:: Recorded data ::
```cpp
class Net {
 public:
  explicit Net(const NetCfg& c);
  ~Net();
  Net(const Net&) = delete;
  Net& operator=(const Net&) = delete;
  NetCfg cfg;
  std::vector<Entry> entries;
  long n_params = 0, n_bnbuf = 0; int n_nbt = 0;
  long dec_param_off = 0;
  long n_packed = 0;
  long n_bnws = 0;
  long max_w = 0;
  int H1, W1, Hf, Wf, Sd, nup;
  ConvW stem; Bn bn0;
  std::vector<Block> enc;
  ConvW head_mu, head_lv; long head_pack_mu, head_pack_lv, head_pack_dg;
  ConvW dstem; Bn dbn0;
  std::vector<Block> dec;
  ConvW tail; long tail_bias; Bn bn_out;
  long stem_pack, tail_pack_f, tail_pack_d;

  size_t workspace_bytes(int N);
  const Plan& plan(int N);

  int encoder_fwd(int N, const float* x, const float* params, float* bnbuf, long long* nbt, void* ws, size_t ws_bytes,
                  float* mu, float* logvar, int training, hipStream_t s, bool staged = false);
  int stage_labels(int N, const void* labels, int label_bytes, float mean, float stdv, float* image, void* ws, size_t ws_bytes, hipStream_t s);
  int encoder_bwd(int N, const float* d_mu, const float* d_logvar, const float* params, float* grads, void* ws, size_t ws_bytes,
                  hipStream_t s);
  int decoder_fwd(int N, const float* enc, const float* params, float* bnbuf, long long* nbt, void* ws, size_t ws_bytes,
                  float* recon, int training, hipStream_t s);
  struct GaussTail { const float* target; float sigma; float coef; const float* gscale; };
  int decoder_bwd(int N, const float* d_recon, const float* params, float* grads, void* ws, size_t ws_bytes, float* d_enc,
                  hipStream_t s, const GaussTail* gauss = nullptr);

 private:
  Plan plan_;
  struct Shortcut { const void* y; const float *scale, *shift, *A, *B, *C; };
  struct Pass {
    const Plan* P; char* base; const float* params; float* grads; float* bnbuf; long long* nbt; int N; bool training;
    float* part;
    float* wscratch;
    size_t esz;
    BnRows rows(const Bn& bn) const {
      float* f = reinterpret_cast<float*>(base + P->bnws);
      return BnRows{f + bn.row(Bn::MEAN), f + bn.row(Bn::ISTD), f + bn.row(Bn::SCALE), f + bn.row(Bn::SHIFT),
                    f + bn.row(Bn::COEF_A), f + bn.row(Bn::COEF_B), f + bn.row(Bn::COEF_C)};
    }
    char* packed(long slot) const { return base + P->packed + slot * (long)esz; }
    const float* ones() const { return reinterpret_cast<const float*>(base + P->cvec); }
    const float* zeros() const { return ones() + 256; }
    Shortcut shortcut(const Block& B, const void* xin) const {
      if (B.identity) return Shortcut{xin, ones(), zeros(), ones(), zeros(), zeros()};
      const BnRows r = rows(B.bs);
      return Shortcut{base + B.ys, r.scale, r.shift, r.A, r.B, r.C};
    }
  };
  int begin_pass(Pass& ps, int N, void* ws, size_t ws_bytes, const float* params = nullptr, float* grads = nullptr, float* bnbuf = nullptr,
                 long long* nbt = nullptr, bool training = false);
  static constexpr int kForkEvents = 192;
  hipStream_t side_ = nullptr; hipEvent_t ev_[kForkEvents] = {}; int evi_ = 0; int side_state_ = 0;
  hipStream_t wgrad_stream(hipStream_t s);
  int side_fork(hipStream_t s);
  int side_join(hipStream_t s);
  hipEvent_t gram_ev_ = nullptr;
  bool gram_ready_ = false; int gram_fwd_N_ = 0; const void* gram_fwd_ws_ = nullptr;
  hipEvent_t blk_ev_[16] = {};
  int side_mark(int slot);
  int side_wait_mark(int slot, hipStream_t s);
  int dt() const { return cfg.dtype; }
  size_t esz() const { return dtype_size(cfg.dtype); }
  ConvW add_conv(const std::string& name, int D0, int D1, int k, int s, int p, bool pack, bool transposed = false);
  void settle_layout(ConvW& w) const;
  Bn add_bn(const std::string& prefix, int C);
  void add_entry(const std::string& name, std::initializer_list<int> shape, int kind, long off);

  int packs_enc_fwd(const Pass& ps, hipStream_t s);
  int packs_enc_bwd(const Pass& ps, hipStream_t s);
  int packs_dec_fwd(const Pass& ps, hipStream_t s);
  int packs_dec_bwd(const Pass& ps, bool need_denc, hipStream_t s);
  int pack_down(const Pass& ps, const ConvW& w, hipStream_t s);
  int pack_up(const Pass& ps, const ConvW& w, hipStream_t s);
  int run_down(const Pass& ps, const ConvW& w, const void* L, int Hl, int Wl, void* S, int Hs, int Ws,
               const float* pro_s, const float* pro_b, int relu, float* stats, int accumulate, int out_dt, hipStream_t s,
               const ConvW* w2 = nullptr, const void* x2 = nullptr);
  int run_up(const Pass& ps, const ConvW& w, const void* S, int Hs, int Ws, void* L, int Hl, int Wl,
             const float* pro_s, const float* pro_b, int relu, float* stats, int accumulate, hipStream_t s,
             const ConvW* w2 = nullptr, const void* x2 = nullptr);
  int run_wgrad(const Pass& ps, const ConvW& w, const void* P, int Hs, int Ws, const float* proP_s, const float* proP_b,
                const void* G, int Hl, int Wl, const float* proG_s, const float* proG_b, hipStream_t s);
  int reduce_wgrad_parts(const Pass& ps, const ConvW& w, const float* parts, int nparts, int ntaps, hipStream_t s);
  bool tail_fwd_fused() const;
  bool stem_bwd_fused() const;
  bool stem_dg_fused() const;
  bool defer_join_ = false;
  int (*ar_fn_)(float*, long long, void*, void*) = nullptr; void* ar_user_ = nullptr; int ar_world_ = 1;
  Comm* comm_ = nullptr; Comm* comm_side_ = nullptr;
  int sync_rows(const Pass& ps, const float* partials, int nparts, int width, hipStream_t s, float** out, int row_stride = 0);
 public:
  void set_defer_join(bool v) { defer_join_ = v; }
  bool join_grad_ = true;
  void set_join_grad(bool v) { join_grad_ = v; }
  typedef int (*AllReduceFn)(float* buf, long long n, void* stream, void* user);
  void set_sync_bn(AllReduceFn fn, void* user, int world) { ar_fn_ = fn; ar_user_ = user; ar_world_ = fn ? world : 1; comm_ = comm_side_ = nullptr; }
  void set_sync_bn_comm(Comm* c, Comm* side = nullptr) { comm_ = c; comm_side_ = c ? side : nullptr; ar_fn_ = nullptr; ar_user_ = nullptr; ar_world_ = c ? comm_world(c) : 1; }
  bool sync_bn_on() const { return ar_fn_ != nullptr || comm_ != nullptr; }
  int join(hipStream_t s) { return side_join(s); }
  hipStream_t side() const { return side_state_ == 1 ? side_ : nullptr; }
  hipStream_t fork(hipStream_t s) { return side_fork(s) == MMVAE_OK ? wgrad_stream(s) : s; }
 private:
  int bn_fwd(const Pass& ps, const Bn& bn, int nparts, double count, hipStream_t s, long part_off = 0, float in_scale = 1.f);
  int fold_bn_eval(const Pass& ps, int which, hipStream_t s);
  bool l1_dgrad_stream() const;
  long l1c2_flip = 0;
  bool eval_folded_ = false;
  bool store8 = false;
  int fill_consts(const Pass& ps, hipStream_t s);
  int bn_backward_coefs(const Pass& ps, const Bn& bn, int nparts, int ny, int which, double count, hipStream_t s, float* dbias_conv = nullptr);
  BnBwdFinalizeArgs bwd_finalize_args(const Pass& ps, const Bn& bn, const float* partials, int nparts, int ny, int which, double count) const;
  int bn_backward_coefs_join(const Pass& ps, const Bn& b2, const Bn& bs, int nparts, double count, hipStream_t s);
};

}
```

### moving-mnist-vae_amd/steps.py

```python
from typing import NamedTuple

import torch

from ._lib import SUM_PARTIALS, check, cur_stream, lib, ptr

_Staged = NamedTuple("_Staged", [("image_ref", object), ("version", int), ("ws_ptr", int), ("N", int)])
_Recon = NamedTuple("_Recon", [("data_ptr", int), ("stamp", int)])
_Tail = NamedTuple("_Tail", [("token", torch.Tensor), ("target", torch.Tensor), ("sigma", float), ("coef", float), ("gscale", torch.Tensor),
                             ("stamp", int)])


class _PendingLoss:
    __slots__ = ("side", "closure", "out", "launched")

    def __init__(self, side):
        self.side, self.closure, self.out, self.launched = side, None, None, False

    def launch_on(self, st):
        if not self.launched:
            self.launched = True
            self.closure(st)


class _StepState:
    __slots__ = ("staged", "recon", "tail", "nan_token", "loss")

    def __init__(self):
        self.loss = None
        self.reset()

    def reset(self):
        self.staged = self.recon = self.tail = None
        self.nan_token = None

    @property
    def loss_pending(self):
        return self.loss is not None and not self.loss.launched

    def flush_loss(self, st, only=None):
        if self.loss is not None and (only is None or self.loss.out is only):
            self.loss.launch_on(st)

    def take_staged(self, x, ws, N):
        s, self.staged = self.staged, None
        return s is not None and s.image_ref() is x and s.version == x._version and s.ws_ptr == ws.data_ptr() and s.N == N

    def tail_token(self, like):
        if self.nan_token is None or self.nan_token.device != like.device:
            self.nan_token = torch.full((1,), float("nan"), device=like.device, dtype=torch.float32)
        return self.nan_token.expand(like.shape)


class _EncoderFn(torch.autograd.Function):
    @staticmethod
    def forward(ctx, model, x, *params):
        N = x.shape[0]
        z = model.z_dimensions
        mu = torch.empty((N, z, 1, 1), device=x.device, dtype=torch.float32)
        logvar = torch.empty_like(mu) if model.require_rsample else None
        training = bool(model.training)
        ws = model._workspace(N, training)
        fn = lib().mmvae_encoder_fwd_staged if model._step.take_staged(x, ws, N) else lib().mmvae_encoder_fwd
        check(fn(model._h, N, ptr(x), model._net_ptr(model._flat), ptr(model._bnf), ptr(model._bni), ptr(ws), ws.numel(),
                 ptr(mu), ptr(logvar), int(training), cur_stream()), "mmvae_encoder_fwd")
        ctx.model, ctx.N, ctx.training = model, N, training
        ctx.token = model._stamp("enc", training)
        return mu if logvar is None else (mu, logvar)

    @staticmethod
    def backward(ctx, d_mu, d_logvar=None):
        model = ctx.model
        model._check_stamp("enc", ctx.token, ctx.training)
        z, N = model.z_dimensions, ctx.N
        dev = model._flat.device
        d_mu = torch.zeros((N, z), device=dev) if d_mu is None else d_mu.contiguous().float()
        if model.require_rsample:
            d_logvar = torch.zeros((N, z), device=dev) if d_logvar is None else d_logvar.contiguous().float()
        G = model._grad_target()
        G[model._poff:model._dec_off].zero_()
        ws = model._workspace(N, True)
        check(lib().mmvae_encoder_bwd(model._h, N, ptr(d_mu), ptr(d_logvar), model._net_ptr(model._flat), model._net_ptr(G), ptr(ws), ws.numel(),
                                      cur_stream()), "mmvae_encoder_bwd")
        if model._sync is not None:
            model._sync.bucket_ready(G, 0, model._dec_off)
        return (None, None) + model._grad_views(G, model._enc_rows)


class _DecoderFn(torch.autograd.Function):
    @staticmethod
    def forward(ctx, model, encoding, *params):
        N = encoding.shape[0]
        training = bool(model.training)
        recon = torch.empty((N, model.decoder_out_channels, model._dec_side, model._dec_side), device=encoding.device, dtype=torch.float32)
        ws = model._workspace(N, training)
        check(lib().mmvae_decoder_fwd(model._h, N, ptr(encoding), model._net_ptr(model._flat), ptr(model._bnf), ptr(model._bni), ptr(ws), ws.numel(),
                                      ptr(recon), int(training), cur_stream()), "mmvae_decoder_fwd")
        ctx.model, ctx.N, ctx.training = model, N, training
        ctx.token = model._stamp("dec", training)
        ctx.need_denc = bool(ctx.needs_input_grad[1])
        model._step.recon = _Recon(recon.data_ptr(), ctx.token) if training else None
        return recon

    @staticmethod
    def backward(ctx, d_recon):
        model = ctx.model
        model._check_stamp("dec", ctx.token, ctx.training)
        N = ctx.N
        step = model._step
        tail, step.tail = step.tail, None
        fused_tail = (tail is not None and tail.stamp == ctx.token and d_recon.stride(0) == 0 and d_recon.data_ptr() == tail.token.data_ptr())
        if not fused_tail:
            d_recon = d_recon.contiguous().float()
        d_enc = torch.empty((N, model.z_dimensions, 1, 1), device=d_recon.device, dtype=torch.float32) if ctx.need_denc else None
        G = model._grad_target()
        G[model._dec_off:].zero_()
        ws = model._workspace(N, True)
        h, st = model._h, cur_stream()

        def join_at_end_of_backward():
            torch.autograd.Variable._execution_engine.queue_callback(lambda: check(lib().mmvae_net_join(h, st), "mmvae_net_join"))
        defer = model.defer_join
        check(lib().mmvae_net_defer_join(h, int(defer)), "mmvae_net_defer_join")
        if fused_tail:
            check(lib().mmvae_decoder_bwd_gauss(h, N, ptr(tail.target), tail.sigma, tail.coef, ptr(tail.gscale), model._net_ptr(model._flat),
                                                model._net_ptr(G), ptr(ws), ws.numel(), ptr(d_enc), st), "mmvae_decoder_bwd_gauss")
        else:
            check(lib().mmvae_decoder_bwd(h, N, ptr(d_recon), model._net_ptr(model._flat), model._net_ptr(G), ptr(ws), ws.numel(), ptr(d_enc), st),
                  "mmvae_decoder_bwd")
        if defer:
            join_at_end_of_backward()
        if model._sync is not None:
            model._sync.bucket_ready(G, model._dec_off, model._n_params, side_of=model if defer else None)
        if step.loss_pending:
            side = lib().mmvae_net_side_stream(h)
            step.loss.launch_on(side if side else st)
            if side and not defer:
                join_at_end_of_backward()
        return (None, d_enc) + model._grad_views(G, model._dec_rows)


class _PixelFn(torch.autograd.Function):

    @staticmethod
    def forward(ctx, model, x, *params):
        N, S = x.shape[0], x.shape[2]
        x = x.contiguous().float()
        with torch.no_grad():
            model._flat[:model._poff].mul_(model._pix_mask)
        out = torch.empty((N, model.pixelcnn_out_channels, S, S), device=x.device, dtype=torch.float32)
        ws = model._pixel_workspace(N, S)
        check(lib().mmvae_pixelcnn_fwd(model._hp, N, S, ptr(x), ptr(model._flat), ptr(ws), ws.numel(), ptr(out), cur_stream()), "mmvae_pixelcnn_fwd")
        ctx.model, ctx.N, ctx.S = model, N, S
        ctx.token = model._stamp("pix", True)
        ctx.need_dx = bool(ctx.needs_input_grad[1])
        ctx.save_for_backward(x)
        return out

    @staticmethod
    def backward(ctx, d_out):
        model, N, S = ctx.model, ctx.N, ctx.S
        model._check_stamp("pix", ctx.token, True, "the saved activations of this PixelCNN forward were overwritten by a later forward")
        (x,) = ctx.saved_tensors
        d_out = d_out.contiguous().float()
        G = model._grad_target()
        G[:model._poff].zero_()
        d_x = torch.empty_like(x) if ctx.need_dx else None
        ws = model._pixel_workspace(N, S)
        check(lib().mmvae_pixelcnn_bwd(model._hp, N, S, ptr(x), ptr(d_out), ptr(model._flat), ptr(G), ptr(ws), ws.numel(), ptr(d_x), cur_stream()),
              "mmvae_pixelcnn_bwd")
        return (None, d_x) + model._grad_views(G, model._pix_rows)


class _RsampleFn(torch.autograd.Function):
    @staticmethod
    def forward(ctx, mu, logvar, eps):
        mu, logvar, eps = mu.contiguous(), logvar.contiguous(), eps.contiguous()
        enc = torch.empty_like(mu)
        check(lib().mmvae_rsample_fwd(ptr(mu), ptr(logvar), ptr(eps), ptr(enc), mu.numel(), cur_stream()), "mmvae_rsample_fwd")
# ... 3 lines not shown
    @staticmethod
    def backward(ctx, d_enc):
        logvar, eps = ctx.saved_tensors
        d_enc = d_enc.contiguous()
        d_mu, d_lv = torch.empty_like(d_enc), torch.empty_like(d_enc)
        check(lib().mmvae_rsample_bwd(ptr(d_enc), ptr(logvar), ptr(eps), ptr(d_mu), ptr(d_lv), d_enc.numel(), cur_stream()), "mmvae_rsample_bwd")
        return d_mu, d_lv, None
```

:: Task statement ::
In the records above, how many lines hold the string "which"? Give the number only.

:: Answer to the exercise ::
3